The compliment habit

Why this practice?

Giving compliments strengthens social bonds and boosts mood for both the giver and receiver. Neuroscience shows that praise activates reward systems in the brain.

What is it?

A daily practice of offering a genuine compliment to someone.

How to use it

Each day, notice one positive thing about someone.

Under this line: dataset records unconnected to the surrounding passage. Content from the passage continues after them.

# BoyBaykiller/IDKEngine

Hardware: AMD Instinct MI355X
Metric: Mray/s (primary+1 bounce) at 1920x1080, 1M-tri scene (higher is better)
Workload: dtype f32

## Files before the change

idkengine_amd/csrc/host_context.hpp:

```cpp
#pragma once


struct DevBuf {
    void* p = nullptr; size_t bytes = 0;
    hipError_t ensure(size_t n) { if (n <= bytes && p) return hipSuccess; if (p) (void)hipFree(p); p = nullptr; bytes = 0; if (n == 0) return hipSuccess; hipError_t e = hipMalloc(&p, n); if (e == hipSuccess) bytes = n; return e; }
    void release() { if (p) (void)hipFree(p); p = nullptr; bytes = 0; }
    template <class T> T* as() const { return (T*)p; }
};

struct PinnedStage {
    char* host = nullptr; hipEvent_t ev[2] = {nullptr, nullptr}; int half = 0;
    template <class Fill> hipError_t stage(DevBuf& dst, size_t capacity, size_t bytes, hipStream_t st, Fill&& fill)
    {
        hipError_t e;
        if (!host) {
            if ((e = hipHostMalloc((void**)&host, 2 * capacity, hipHostMallocDefault)) != hipSuccess) return e;
            for (int i = 0; i < 2; i++) if ((e = hipEventCreateWithFlags(&ev[i], hipEventDisableTiming)) != hipSuccess) return e;
            half = 0;
        } else if ((e = hipEventSynchronize(ev[half])) != hipSuccess) return e;
        char* h = host + (size_t)half * capacity;
        fill(h);
        if ((e = dst.ensure(capacity)) != hipSuccess) return e;
        if ((e = hipMemcpyAsync(dst.p, h, bytes, hipMemcpyHostToDevice, st)) != hipSuccess) return e;
        if ((e = hipEventRecord(ev[half], st)) != hipSuccess) return e;
// ... 37 lines not shown
    void release() { mem.release(); bytes = 0; }
    template <class T> T* as() const { return (T*)mem.p; }
};

struct DisplaySlot {
    GuardedBuf image; int format = -1;
    void release() { image.release(); format = -1; }
};

struct BloomSlot {
    GuardedBuf down, up, out;
    int levels = 0, w0 = 0, h0 = 0; bool valid = false;
    bool direct = false;
    void release() { down.release(); up.release(); out.release(); valid = false; }
};

struct DenoiseSlot {
    GuardedBuf out, ping[2];
    bool valid = false;
    int iterations = 0; uint8_t route[8] = {0};
    void release() { out.release(); ping[0].release(); ping[1].release(); valid = false; iterations = 0; }
};

struct NoiseSlot {
    GuardedBuf tiles, summary;
    int tilesX = 0, tilesY = 0; bool valid = false;
    void release() { tiles.release(); summary.release(); valid = false; }
};

static bool slot_holds(const DisplaySlot& s) { return s.format >= 0; }
template <class S> static bool slot_holds(const S& s) { return s.valid; }

struct FrameProducts {
    std::vector<DisplaySlot> display; std::vector<BloomSlot> bloom; std::vector<DenoiseSlot> denoise; std::vector<NoiseSlot> noise;
    DevBuf moments;
    template <class S> static void drop(std::vector<S>& v) { for (S& s : v) s.release(); v.clear(); }
    void release_noise() { drop(noise); moments.release(); }
    void release_presentation_sized() { drop(display); drop(bloom); }
    void release_all() { release_presentation_sized(); drop(denoise); release_noise(); }
    template <class S> static S& slot(std::vector<S>& v, int ringSize, int slot) { if (v.size() != (size_t)ringSize) { drop(v); v.resize(ringSize); } return v[slot]; }
};

struct DevOptions {
    int forceGeneric = 0;
    int noTileCull = 0;
    int noLeanPrimary = 0;
    int leafMin = 0;
    int grabUnitLog2 = 10, grabFixed = 0;
    int ldsPad = 0;
    int traceWaves = 0;
    int gridHint = 2;
    int deferLast = 1;
    int lastOcclusion = 1;
    int graphProbe = 0;
    int gridMidWaves = 20;
    int gridRaysX4 = 6;
    int traceVariant = 0;
    int bvhTiming = 0, bvhSmall = 32;
    int advMin = 0;
    int poolMin = 12;
    int leafPool = -1;
    int splitScatter = 6;
    int queryScheduler = 1;
    int groupThreads = -1;
    int fused = 1;
    int fusedShadeMin = 16;
    int splitPeek = 64;
    int splitDonor = 1;
    int split = 1;
    int wide = 0;
    int wideCap = 0;
    int wideCount = 0;
    int genPixelMajor = 8;
    int bouncePixelMajor = 1;
    int genGroupMax = 16;
    int instSieve = 8;
    int instSieveOverlap = 50;
    int instTlas = 8;
    int instTlasOverlap = 10;
    int instBraid = 0;
    int instUnify = 4096;
    int instGeneral = 0;
    int uniRefill = 32;
    int instUnifyRadius = 15;
    int pairNodes = 1;
    int packet = 1;
    int packetMinLive = 60;
    int packetWaves = 0;
    int bvhStackOptHost = 0;
};

enum { VB_NODES = 0, VB_TRIVERTS, VB_VERTICES, VB_TLAS, VB_XFORMS, VB_COUNT };
struct PendingSample { uint32_t accum; int slot; float cam[36]; uint8_t vs[VB_COUNT]; };

struct dev_ctx {
    int device = 0;
    hipStream_t stream = nullptr; bool ownStream = true;
    std::string lastError;
    idkpt_error_fn errFn = nullptr; void* errUser = nullptr;
    int numCUs = 256;
    idkpt_settings st;
    idkpt_settings stCaller;
    int W = 0, H = 0, rowMod = 1, rowRem = 0, rows = 0, rowBandLog2 = 0;
    float invProj[16], invView[16], viewPos[3];
    int ringSize = 1, curSlot = 0; bool ringStarted = false; std::vector<uint32_t> accum = std::vector<uint32_t>(1, 0u);
    bool counters = false, timing = false, capturePrimary = false;
    DevOptions opt;
    uint32_t seqFirst = 0, seqStride = 1;
    bool haveScene = false, frameOk = false;
    DevBuf nodes, tris, triVerts, descs, instances, tlas, parents, leaves, positions, prevPositions, vertices, meshes, materials, xforms, lights, sky, texDescs, unskinned, joints, levelNodes, tlasScratch, queryIn, queryOut, queryRec, queryList, tileClass, gbases;
    std::vector<DevBuf> texData; std::vector<std::pair<int, int>> texDims; std::vector<uint32_t> texState;
    DevBuf texStage;
    DevBuf srgbLut;
    std::vector<GpuBlasDesc> hDescs;
    std::vector<std::vector<uint32_t>> levelOffsets;
    std::vector<uint32_t> levelBase;
    std::vector<char> refitCoversAll;
    int nodeCount = 0, triCount = 0, instanceCount = 0, tlasCount = 0, vertexCount = 0, meshCount = 0, materialCount = 0, xformCount = 0, lightCount = 0, skySize = 0, textureCount = 0, unskinnedCount = 0;
    int sceneStack = 1;
    int hInst0Blas = 0;
    DevBuf wnodes, wleaf, wids, wpair, wcounts, wtotals; std::vector<uint32_t> wNodeOff, wLeafOff; bool wideTopoValid = false, wideFillValid = false;
    DevBuf pairNodes; bool pairValid = false;
    DevBuf instRec; bool instRecValid = false;
    DevBuf itlas, imarks, ichunks; int itlasNeed = 1; uint32_t ichunkCount = 0; bool itlasValid = false, imarksValid = false;
    int uniMode = 0; uint32_t uniBaseB = 0, uniRestoreIdx = 0;
    DevBuf unodes, utlas, uTabs, uniBuf, uniEntRec; bool uniValid = false, uniEligible = false, uniTabsValid = false; int uniCap = 0, uniEntries = 0, uniDepth = 0; float* hUni = nullptr; float* dUni = nullptr;
    std::vector<GpuBlasInstance> hInstances; std::vector<char> hXforms; uint64_t uniLaunches = 0;
    DevBuf entRec, braidBuf; bool itlasBraided = false; int itlasDepth = 0, itlasEntries = 0;
    int pkState = 0, pkBatchesSinceProbe = 0; unsigned long long* hPkStats = nullptr; unsigned long long* dPkStats = nullptr; unsigned long long pkSeen[6] = {0, 0, 0, 0, 0, 0}; float pkCam[36] = {0}; int pkW = 0, pkRows = 0, pkBatch = 0; float pkLastLive = -1.0f;
    float* hInstOverlap = nullptr; float* dInstOverlap = nullptr; bool instOverlapKnown = false, itlasBuilt = false, isieveWorth = false;
    int verSlots = 1; size_t vbytes[VB_COUNT] = {0}, vstride[VB_COUNT] = {0}; int valloc[VB_COUNT] = {1, 1, 1, 1, 1}, vcur[VB_COUNT] = {0};
    uint64_t lastMask[VB_COUNT] = {0};
    uint8_t lastSlots[VB_COUNT] = {0}; bool lastMulti = false;
    DevBuf verTab; PinnedStage verStage;
    char* hStage = nullptr; hipEvent_t evStage[4] = {nullptr, nullptr, nullptr, nullptr}; int stageNext = 0;
    PinnedUpload skyStage;
    hipEvent_t evSky = nullptr;
    int (*groupFlushAll)(void* user) = nullptr;
    DevBuf pmList;
    DevBuf trRec, contFlag, blockSums, rayO, rayT, rayR, aovA, aovN, hit, hitCost, primHit, queue[2], keys[2], keysTmp, sortKeys, sortVals, contMask, waveCounts, counts, work, sortHist, counters64;
    DevBuf img[3];
    FrameProducts products;
    int presW = 0, presH = 0;
    int resultSource = 0;
    PinnedUpload denoiseStage;
    int noiseOn = 0;
    DevBuf camTab;
    int rowLimit = 0x7fffffff;
    idkpt_bounce_exchange_fn exchangeFn = nullptr; void* exchangeUser = nullptr;
    idkpt_band_exchange_fn bandExchangeFn = nullptr; void* bandExchangeUser = nullptr; DevBuf bandTab;
    idkpt_band_exchange_device_fn bandExchangeDevFn = nullptr; void* bandExchangeDevUser = nullptr;
    idkpt_stats stats;
    uint32_t* hCounts = nullptr; uint32_t* dCountsMirror = nullptr;
    bool sceneNested = false;
    bool sceneNoEmission = false;
    struct { bool valid = false, allHits = false; int j = 0, side = 0, B = 0; uint32_t total = 0, Npad = 0;
             bool occl = false, pm = false; size_t ldsBytes = 0; uint32_t grid = 0; } defer;
    uint64_t occlLaunches = 0;
    DevBuf radSave, deferCount;
    bool countersDirty = true;
    uint32_t* hOverflow = nullptr; uint32_t* dOverflow = nullptr;
    int tlasNeed = 1;
    hipEvent_t evFrame[2] = {nullptr, nullptr};
    std::vector<hipEvent_t> evPool; size_t evUsed = 0;
    double traceMsAcc = 0.0; uint64_t traceLaunchesAcc = 0;
    int lastQueueSide = 0; int lastQueueCountSlot = 0; bool lastFast = false, lastNeedsRegen = false, lastTileClass = false ; int lastBatch = 1; Frame lastFrame;
    int maxBatch = 1; uint32_t Npad = 0; std::vector<PendingSample> pending; DevBuf bases, qwork; uint32_t* hBases = nullptr; uint32_t* dBasesMirror = nullptr;
    PinnedStage camStage;
    bool grouped = false, inGroupFlush = false; int groupIndex = 0;
    hipEvent_t* evBounce = nullptr;
    int (*groupExchange)(void* user, dev_ctx* member, int bounce, int samples, const uint32_t** outBases) = nullptr; void* groupUser = nullptr;
    struct BuilderScratch* bscratch = nullptr;
    struct PeerPolicy* peer = nullptr;
};

static hipEvent_t next_event(dev_ctx* ctx)
{
    if (ctx->evUsed == ctx->evPool.size()) { hipEvent_t e = nullptr; if (hipEventCreate(&e) != hipSuccess) return nullptr; ctx->evPool.push_back(e); }
    return ctx->evPool[ctx->evUsed++];
}
static void resolve_trace_events(dev_ctx* ctx)
{
    for (size_t i = 0; i + 1 < ctx->evUsed; i += 2) { float ms = 0.0f; if (hipEventElapsedTime(&ms, ctx->evPool[i], ctx->evPool[i + 1]) == hipSuccess) { ctx->traceMsAcc += ms; ctx->traceLaunchesAcc++; } }
    ctx->evUsed = 0;
}
#define TRACE_T0() do { if (ctx->timing) { hipEvent_t _e = next_event(ctx); if (_e) (void)hipEventRecord(_e, st); } } while (0)
#define TRACE_T1() do { if (ctx->timing) { hipEvent_t _e = next_event(ctx); if (_e) (void)hipEventRecord(_e, st); } } while (0)

static int fail(dev_ctx* c, int code, const std::string& msg) { if (c) { c->lastError = msg; if (c->errFn) c->errFn(c->errUser, (int32_t)code, c->lastError.c_str()); } return code; }
#define HIPC(expr) do { hipError_t _e = (expr); if (_e != hipSuccess) { (void)hipGetLastError(); return fail(ctx, IDKPT_ERR_HIP, std::string(#expr) + ": " + hipGetErrorString(_e)); } } while (0)
#define REQUIRE(cond, msg) do { if (!(cond)) return fail(ctx, IDKPT_ERR_INVALID_ARGUMENT, msg); } while (0)

static bool holds_whole_frame(const dev_ctx* ctx) { return ctx->rowMod == 1 && ctx->rowRem == 0 && ctx->rows == ctx->H; }
static bool owns_whole_frame(const dev_ctx* ctx) { return !ctx->grouped && holds_whole_frame(ctx); }
static int pres_w(const dev_ctx* ctx) { return ctx->presW ? ctx->presW : ctx->W; }
static int pres_h(const dev_ctx* ctx) { return ctx->presW ? ctx->presH : ctx->H; }
static bool present_scaled(const dev_ctx* ctx) { return ctx->presW && (ctx->presW != ctx->W || ctx->presH != ctx->H); }
static size_t display_texel_bytes(int format) { return format == IDKPT_DISPLAY_RGBA32F ? 16 : 4; }
static size_t display_texels(const dev_ctx* ctx) { return present_scaled(ctx) ? (size_t)ctx->presW * ctx->presH : (size_t)ctx->W * ctx->rows; }

template <class S> static int32_t slot_of(dev_ctx* ctx, std::vector<S>& v, const char* who, int32_t slot, const char* none, S** out)
{
    REQUIRE(slot >= -1 && slot < ctx->ringSize, std::string(who) + ": slot outside the frame ring (-1: the current slot)");
    if (slot < 0) slot = ctx->curSlot;
    if ((size_t)slot >= v.size() || !slot_holds(v[slot])) return fail(ctx, IDKPT_ERR_INVALID_OPERATION, std::string(who) + none);
    *out = &v[slot];
    return IDKPT_OK;
}

static int local_rows(int H, int mod, int rem, int bandLog2 = 0)
{
// ... 6 lines not shown
```

idkengine_amd/csrc/host_frame.hpp:

```cpp
#pragma once

static int alloc_frame_impl(dev_ctx* ctx)
{
    const size_t N = (size_t)ctx->W * ctx->rows;
    ctx->Npad = (uint32_t)((N + 63) / 64 * 64);
    const size_t cap = (size_t)ctx->maxBatch * ctx->Npad;
    ctx->pending.clear();
    ctx->lastFast = false; ctx->lastNeedsRegen = false; ctx->lastBatch = 1;
    HIPC(ctx->rayO.ensure(cap * 16)); HIPC(ctx->rayT.ensure(cap * 16)); HIPC(ctx->rayR.ensure(cap * 16));
    HIPC(ctx->aovA.ensure(cap * 16)); HIPC(ctx->aovN.ensure(cap * 16));
    HIPC(ctx->trRec.ensure(cap * 64)); HIPC(ctx->contFlag.ensure(cap));
    HIPC(ctx->blockSums.ensure(((cap + 63) / 64 + SCAN_WAVES_PER_BLOCK - 1) / SCAN_WAVES_PER_BLOCK * 4 + 16));
    HIPC(ctx->hit.ensure(cap * 32)); HIPC(ctx->hitCost.ensure(cap * 4));
    for (int i = 0; i < 2; i++) { HIPC(ctx->queue[i].ensure(cap * 4)); HIPC(ctx->keys[i].ensure(cap * 4)); }
    HIPC(ctx->keysTmp.ensure(cap * 4)); HIPC(ctx->sortKeys.ensure(cap * 4)); HIPC(ctx->sortVals.ensure(cap * 4));
    size_t nW = (cap + 63) / 64;
    HIPC(ctx->contMask.ensure(nW * 8)); HIPC(ctx->waveCounts.ensure(nW * 4));
    HIPC(ctx->counts.ensure(MAX_DEPTH_SLOTS * 4)); HIPC(ctx->work.ensure(WORK_WORDS * 4)); HIPC(ctx->counters64.ensure(128));
    HIPC(ctx->bases.ensure((size_t)MAX_DEPTH_SLOTS * (MAX_BATCH + 1) * 4));
    size_t nTiles = (cap + SORT_TILE - 1) / SORT_TILE;
    HIPC(ctx->sortHist.ensure((SORT_RADIX * nTiles + SORT_RADIX) * 4));
    for (int i = 0; i < 3; i++) { HIPC(ctx->img[i].ensure(N * 16 * ctx->ringSize)); HIPC(hipMemsetAsync(ctx->img[i].p, 0, N * 16 * ctx->ringSize, ctx->stream)); }
    HIPC(hipMemsetAsync(ctx->counters64.p, 0, 128, ctx->stream));
    ctx->defer.valid = false;
    ctx->countersDirty = true;
    HIPC(hipMemsetAsync(ctx->aovA.p, 0, cap * 16, ctx->stream)); HIPC(hipMemsetAsync(ctx->aovN.p, 0, cap * 16, ctx->stream));
    HIPC(hipMemsetAsync(ctx->contFlag.p, 0, cap, ctx->stream));
    ctx->accum.assign(ctx->ringSize, 0u); ctx->curSlot = 0; ctx->ringStarted = false;
    ctx->products.release_all();
    if (!owns_whole_frame(ctx)) ctx->noiseOn = 0;
    return IDKPT_OK;
}
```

Say it out loud or send a message.

Keep it specific and sincere.

Closing thought

When you lift someone else, you rise too. Let your words be light today.

Every Day Ikigai

Why this practice?

In Japan, 'ikigai' means 'reason to live'. It reflects a philosophy of finding meaning in small, everyday experiences. A 2022 study in Frontiers in Psychology confirms that this mindset improves emotional well-being and resilience ().

What is it?

A conscious approach to life: finding beauty in the everyday. Coffee. Rain. A smile.

How to use it

Start your day with an intention: “Today I will see the beauty in the ordinary.”

Pause several times to notice what you feel, see, or hear.

End your day by reflecting on one meaningful moment.

Closing thought

Purpose isn’t in grand plans, but in small moments of attention. Today is enough. The art is in seeing it.

Focus on gratitude

Why this practice?

Gratitude practices are strongly supported by psychological research. A study published in PMC shows that people who practice gratitude regularly feel more optimistic and satisfied, while also lowering stress and improving sleep ().

What is it?

You can use your digital journal to write down three things you're grateful for each day.

How to use it

Pick a regular time, preferably in the evening.

Write down three specific things you appreciated today.

Include why it mattered to you.

Closing thought

Gratitude changes your lens. What you focus on grows. By writing daily, you train yourself to notice the good, no matter how small.